Carefully planned distribution systems lay out pipes in a grid or belt system. Large pipes divide the community or base into several blocks each, with smaller connected pipes serving the streets within the grid. If possible, the network is planned so the whole pipe system consists of loops, and no pipes come to a dead end. Then water can flow to any point in the system from two or more directions, eliminating the need to cut off the water supply for maintenance work or to repair breaks (Figure 6-28). 6-30 Figure 6-28 — Typical water distribution system site plan. Older water systems frequently were expanded without planning and developed into a treelike system (Figure 6-29, View A), that is, a single main that decreased in size as it left the source and progressed through the area with smaller pipelines branching off and dividing again much like the trunk and branches of a tree. A treelike system is not a desirable system. The size of the main line limits the system’s expansion, and the many dead ends, where water remains for long periods, cause undesirable tastes and odors in nearby service lines. 6-31 Figure 6-29 — Examples of branch and grid distribution systems. MIL-HDBK-1005/7A (UFC 3-230-19N), Water Supply Systems provides specific guidance to follow when planning the location of mains. Generally, if possible, mains should be located clear of other structures, as well as adjacent and parallel to streets but not within roadways. Also if possible, mains should be separated from other utilities to ensure the safety of potable water and lessen interference with other utilities during maintenance.
Shutoff valves in water mains at various locations allow sections to be taken out of service for repairs or maintenance without significantly curtailing service over large areas (Figure 6-30). In long supply lines, valves should be installed at intervals no greater than 5,000 feet, and no greater than 1,500 feet in main distribution loops or feeders. All branch mains connecting to feeder mains or feeder loops should have valves installed as close to the feeders as practical so branch mains can be taken out of service without interrupting the supply to other locations. Valve spacing of 500 feet may be appropriate for areas where water demand is great or when dependability of the distribution system is particularly important. Figure 6-30 — Typical water main valve. 6-32 At the intersection of distribution mains, the number of valves required is normally one less than the number of radiating mains; the omitted valve is the one that supplies flow to the intersection. As much as possible, shutoff valves should be installed in standardized locations (specific northeast corner of an intersection or a certain distance from the centerline of a street), for easier location in emergencies. Figure 6-31 — Typical water main valve precast vault. All buried small- and medium-sized valves should be installed in valve boxes. For large shutoff valves (30-inch diameter and larger), it may be necessary to surround the valve operator or the entire valve within a vault or manhole to allow repair or replacement (Figure 6-31).

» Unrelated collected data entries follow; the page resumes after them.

+int b200sv_encode_fused(int n_qubits, int precision, int n_gates, const uint64_t* off1, const uint64_t* off2, const uint64_t* pmasks,
+    const double* mats8, int step, unsigned char* out, uint64_t capacity, uint64_t* n_bytes, int* n_sweeps)
+{
+    if (!n_bytes || !n_sweeps) {
+        return einval("encode_fused: null out pointer");
+    }
+    std::vector<GateOp> q;
+    SV_TRY(host_hook_gates("encode_fused", n_qubits, precision, n_gates, off1, off2, pmasks, mats8, q));
+    std::vector<unsigned char> progs;
+    SV_TRY(fused_encode(n_qubits, precision, q, step, progs, n_sweeps));
+    *n_bytes = progs.size();
+    if (out) {
+        if (capacity < progs.size()) {
+            return einval("encode_fused: output buffer too small");
+        }
+        memcpy(out, progs.data(), progs.size());
+    }
+    return B200SV_OK;
 }
 
 int b200sv_emulate_fused_pull(int n_qubits, int precision, int n_gates, const uint64_t* off1, const uint64_t* off2,
diff --git a/qrack_b200/csrc/fused.cu b/qrack_b200/csrc/fused.cu
--- a/qrack_b200/csrc/fused.cu
+++ b/qrack_b200/csrc/fused.cu
@@ -2,6 +2,7 @@
 
 #include <algorithm>
 #include <atomic>
+#include <chrono>
 #include <cstdio>
 #include <cstdlib>
 #include <cstring>
@@ -766,8 +767,8 @@
 
 static inline uint64_t bitq(int q) { return 1ULL << q; }
 
-static uint64_t rewrite_ops(std::vector<HostOp>& ops);
-static uint64_t lower_queue(const std::vector<GateOp>& q, std::vector<HostOp>& out)
+static uint64_t rewrite_ops(std::vector<HostOp>& ops, size_t* finalOut);
+static uint64_t lower_queue(const std::vector<GateOp>& q, std::vector<HostOp>& out, size_t* finalOut = nullptr)
 {
     out.clear();
     out.reserve(q.size() * 2);
@@ -829,7 +830,7 @@
         }
         out.push_back(h);
     }
-    const uint64_t xtail = rewrite_ops(out);
+    const uint64_t xtail = rewrite_ops(out, finalOut);
     if (getenv("B200SV_FUSED_DEBUG")) {
         int cnt[5] = { 0, 0, 0, 0, 0 };
         for (const HostOp& h : out) {
@@ -873,7 +874,7 @@
     return m[1] == 0.0 && m[3] == 0.0 && m[5] == 0.0 && m[7] == 0.0 && m[0] > 0.0 && m[0] == m[2] && m[0] == m[4] && m[6] == -m[0];
 }
 
-static uint64_t rewrite_ops(std::vector<HostOp>& ops)
+static uint64_t rewrite_ops(std::vector<HostOp>& ops, size_t* finalOut)
 {
     std::vector<HostOp> out;
     std::vector<char> alive;
@@ -1058,6 +1059,18 @@
             push(op);
         }
     }
+    size_t firstOpen = out.size();
+    if (finalOut) {
+        for (int b = 0; b < 64; ++b) {
+            for (size_t k = hist[b].size(); k-- > 0;) {
+                const int idx = hist[b][k];
+                if (__builtin_popcountll(touches(out[(size_t)idx])) > 1) {
+                    break;
+                }
+                firstOpen = std::min(firstOpen, (size_t)idx);
+            }
+        }
+    }
     uint64_t xtail = 0;
     if (__builtin_popcountll(xpend) > 4) {
         xtail = xpend;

MIL-HDBK-1008C (UFC 3-600-01) Fire Protection for Facilities Engineering, Design, and Construction provides criteria for fire hydrants. Street intersections are the preferred locations for fire hydrants because fire hoses can be laid along any of the radiating streets. Hydrant locations should be a minimum of 6 feet and a maximum of 7 feet from the edge of a paved roadway surface. If a hydrant is more than 7 feet from a paved edge, it may be necessary to provide ground stabilizing or paving next to the hydrant to accommodate fire-fighting equipment. Hydrants should not be placed closer than 3 feet to any obstruction and never in front of entranceways. In general, hydrants should be at least 50 feet from a building and never closer than 25 feet to a building, except where building walls are blank firewalls.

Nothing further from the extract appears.